Here is what I propose for the next little while:

  1. Blog no more: I’m winding down Bjütie to focus on other (offline) writing. I hope to post once more to provide an update on how all this went, and then take it down for good in Spring 2018.
  2. Unfollowing social media: I am keeping my social media accounts but unfollowing any accounts that pollute my brain. I will check my Facebook once every couple of days, and continue to train my feed to only show me people I care about and not sad junk. I will keep posting cute pics of my cats on Instagram, and keep sharing things on Facebook that I think my friends will appreciate. As for Twitter and Pinterest, I rarely use them and only for specific things like traffic updates or saved recipes. So that’s ok.
  3. FOMO be gone: One of the things I find most frustrating about online activities is that, once in a while, there’s an article or blog post that is so good it bolsters that Fear Of Missing Out that keeps me checking my Facebook/Twitter/Pocket hits/whatever. I’ll have to accept that I will miss some good stuff — I can’t read everything (and, believe me, most of what I click on turns out to be disappointing rehashed information in any case).
  4. Limited connectivity: I will check my personal email only a couple of times per day. I’ve already unsubscribed from most promotional emails; I now just have to give one last ruthless push to get rid of all the crap. I will continue to consume the podcasts and shows I truly enjoy, as well as YouTube videos when I need to (like for yoga). The web is a good place to find information and will continue to be, no doubt. I just can’t get distracted by all the shiny buttons.
  5. Free time: I used to be a champion at daydreaming and staring into space. I welcome this back into my life!
  6. More offline play: My Monsieur and I really enjoy playing old timey games like ping pong, backgammon, and cribbage. We like being silly, going for walks nearby, and swimming in the river. More yes to all these things.
  7. Creating: I don’t want to set any goals as far as my creative projects are concerned. I will let things unfold and do things for fun, not because I want to be “productive.”

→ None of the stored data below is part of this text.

int igdsp_create(igdsp_ctx **out, int device, uint32_t max_channels)
{
    if (!out || max_channels == 0 || max_channels > (1u << 24)) return IGDSP_EINVAL;
    *out = nullptr;
    int count = 0;
    if (hipGetDeviceCount(&count) != hipSuccess || count <= 0 || device < 0 || device >= count) return IGDSP_ENODEV;
    hipDeviceProp_t prop;
    if (hipGetDeviceProperties(&prop, device) != hipSuccess) return IGDSP_ENODEV;
    if (std::strncmp(prop.gcnArchName, "gfx950", 6) != 0) return IGDSP_ENODEV;
    if (hipSetDevice(device) != hipSuccess) return IGDSP_ENODEV;

    igdsp_ctx *ctx = new (std::nothrow) igdsp_ctx();
    if (!ctx) return IGDSP_ENOMEM;
    ctx->device = device;
    ctx->cus = prop.multiProcessorCount;
    ctx->name = prop.name;
    ctx->max_channels = max_channels;
    ctx->direct = std::vector<std::atomic<uint32_t>>(kDirectCalls);
    for (auto &d : ctx->direct) d.store(kNoChan, std::memory_order_relaxed);
    const size_t max_frames = (size_t)max_channels * kStageDepth;
    ctx->up_bytes = igdsp_rx::upload_layout(max_frames, max_channels).total;
    bool ok = hipStreamCreateWithFlags(&ctx->stream, hipStreamNonBlocking) == hipSuccess;
    ok = ok && hipEventCreateWithFlags(&ctx->flush_done, hipEventDisableTiming) == hipSuccess;
    for (int i = 0; i < igdsp_rx::RingMem::kArrays; ++i)
        ok = ok && hipHostMalloc(ctx->ring.array(i), igdsp_rx::RingMem::bytes(max_channels, i), hipHostMallocDefault) == hipSuccess;
    if (ok) ctx->rx.init(max_channels, ctx->ring);
    ok = ok && hipHostMalloc((void **)&ctx->h_up, ctx->up_bytes, hipHostMallocDefault) == hipSuccess;
    for (uint32_t i = 0; i < 2; ++i) {
        igdsp_rx::Published &pb = ctx->pub.set(i);
        ok = ok && hipHostMalloc((void **)&pb.last, max_channels * sizeof(igdsp_frame_stats), hipHostMallocDefault) == hipSuccess;
        ok = ok && hipHostMalloc((void **)&pb.hold, max_channels * sizeof(igdsp_chan_hold), hipHostMallocDefault) == hipSuccess;
        ok = ok && hipHostMalloc((void **)&pb.probe, max_channels * sizeof(igdsp_chan_probe), hipHostMallocDefault) == hipSuccess;
    }
    ok = ok && hipMalloc((void **)&ctx->d_up, ctx->up_bytes) == hipSuccess;
    ok = ok && hipMalloc((void **)&ctx->d_stats, 2 * max_frames * sizeof(igdsp_frame_stats)) == hipSuccess;
    ok = ok && hipMalloc((void **)&ctx->d_last, max_channels * sizeof(igdsp_frame_stats)) == hipSuccess;
    ok = ok && hipMalloc((void **)&ctx->d_hold, max_channels * sizeof(igdsp_chan_hold)) == hipSuccess;
    ok = ok && hipMalloc((void **)&ctx->d_probe, max_channels * sizeof(igdsp_chan_probe)) == hipSuccess;
    ok = ok && hipMalloc((void **)&ctx->d_queues, kQueueRing * 32u * sizeof(uint32_t)) == hipSuccess;
    ok = ok && hipMemset(ctx->d_queues, 0, kQueueRing * 32u * sizeof(uint32_t)) == hipSuccess;
    ok = ok && hipMemset(ctx->d_last, 0, max_channels * sizeof(igdsp_frame_stats)) == hipSuccess;
    ok = ok && hipMemset(ctx->d_probe, 0, max_channels * sizeof(igdsp_chan_probe)) == hipSuccess;
    if (const char *e = std::getenv("IGDSP_GLOBAL_QUEUE")) ctx->global_queue = std::atoi(e) != 0;
    if (const char *e = std::getenv("IGDSP_IO_SPARE_CHUNKS")) ctx->io_spare_cap = (size_t)std::max(0, std::atoi(e));
    if (!ok) {
        igdsp_destroy(ctx);
        return IGDSP_ENOMEM;
    }
    if (init_device_attributes() != hipSuccess) {
        igdsp_destroy(ctx);
        return IGDSP_EDEVICE;
    }
    bool up = launch_hold_reset(ctx->d_hold, max_channels, nullptr, ctx->stream) == hipSuccess;
    for (uint32_t i = 0; i < 2; ++i) {
        igdsp_rx::Published &pb = ctx->pub.set(i);
        std::memset(pb.last, 0, max_channels * sizeof(igdsp_frame_stats));
        std::memset(pb.probe, 0, max_channels * sizeof(igdsp_chan_probe));
        up = up && hipMemcpyAsync(pb.hold, ctx->d_hold, max_channels * sizeof(igdsp_chan_hold), hipMemcpyDeviceToHost, ctx->stream) == hipSuccess;
    }
    if (!up || hipStreamSynchronize(ctx->stream) != hipSuccess) {
        igdsp_destroy(ctx);
        return IGDSP_EDEVICE;
    }
    ctx->pool = make_pool(max_channels);
    *out = ctx;
    return IGDSP_OK;
}

int igdsp_destroy(igdsp_ctx *ctx)
{
    if (!ctx) return IGDSP_OK;
    ctx->pool.reset();
    if (ctx->device >= 0) (void)hipSetDevice(ctx->device);
    igdsp_tx_drop(ctx);
    igdsp_io_drop_spares(ctx);
    if (ctx->stream) { (void)hipStreamSynchronize(ctx->stream); (void)hipStreamDestroy(ctx->stream); }
    if (ctx->flush_done) (void)hipEventDestroy(ctx->flush_done);
    for (int i = 0; i < igdsp_rx::RingMem::kArrays; ++i) if (*ctx->ring.array(i)) (void)hipHostFree(*ctx->ring.array(i));
    const igdsp_rx::Published &p0 = ctx->pub.set(0), &p1 = ctx->pub.set(1);
    void *hosts[] = {ctx->h_up, p0.last, p0.hold, p0.probe, p1.last, p1.hold, p1.probe};
    for (void *p : hosts) if (p) (void)hipHostFree(p);
    void *devs[] = {ctx->d_up, ctx->d_stats, ctx->d_last, ctx->d_hold, ctx->d_probe, ctx->d_queues, ctx->d_enc_tab[0], ctx->d_enc_tab[1]};
    for (void *p : devs) if (p) (void)hipFree(p);
    delete ctx;
    return IGDSP_OK;
}

const char *igdsp_last_error(const igdsp_ctx *ctx) { return ctx ? ctx->err.c_str() : ""; }

int igdsp_device_info(const igdsp_ctx *ctx, int *device, int *compute_units, char *name, size_t name_len)
{
    if (!ctx) return IGDSP_EINVAL;
    if (device) *device = ctx->device;
    if (compute_units) *compute_units = ctx->cus;
    if (name && name_len) { std::strncpy(name, ctx->name.c_str(), name_len - 1); name[name_len - 1] = 0; }
    return IGDSP_OK;
}
// ... 153 lines not shown
    igdsp_frame_stats s;
    uint16_t peak_hold = 0;
    ctx->pub.read([&](const igdsp_rx::Published &p) { s = p.last[channel]; peak_hold = p.hold[channel].peak_hold; });
    out->byte_mean = s.byte_mean;
    out->flags = s.flags;
    out->peak = s.peak;
    out->rms = s.rms;
    out->percent = (int32_t)(float)(((double)s.rms * 100.0) / (double)IGDSP_METER_FULL_SCALE);
    out->peak_hold = peak_hold;
    out->dropped = (uint16_t)std::min<uint32_t>(ctx->rx.frames_dropped(channel), 65535u);
    out->frames = ctx->rx.frames_seen(channel);
    return IGDSP_OK;
}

It’s been grand, y’all. I can’t express how wonderful this blog has been for me. I learned skills that became instrumental to my career advancement (which wasn’t my goal AT ALL when I started). And I have a new appreciation for writing and writers. This is hard work! But so very rewarding… See you on the next (and last) one.

xox Brenda

 

 

Comments

  1. Your posts have so often been provocative, in a good way, and helped me to think about the world. Thank you!

  2. I am sad that this blog is coming to an end! I loved reading your posts 🙂 As a fellow blogger and friend, I can understand your decision. I guess you need to do what feels right for you. I stay away from a lot of social media stuff too (as in, I can go a few days—even sometimes a week or two without looking at Facebook). I don’t have a Twitter or Instagram account. Like you, I just want to keep things simple and do stuff that makes me happy (which, yes, involves time OFF the computer/devices). I always hated negative news feeds and the news in general because of all the Debbie Downer things I’d rather not hear about. However, writing my blogs still brings me joy and makes me feel useful to the online world. Good luck with this new outlook on free time and hope to see you occasionally on FB 😉

  3. I love your writing and your thoughtful posts – you will definitely be missed. But I completely understand – I’ve also been feeling lately that there’s just too much information coming at me all the time, and most of it depressing. I miss the quieter times of being offline. I doubt I’ll ever quit blogging, but a cleanse and a cleanout of my feeds is definitely called for. I’m looking forward to hearing how your break goes – please do update us from time to time!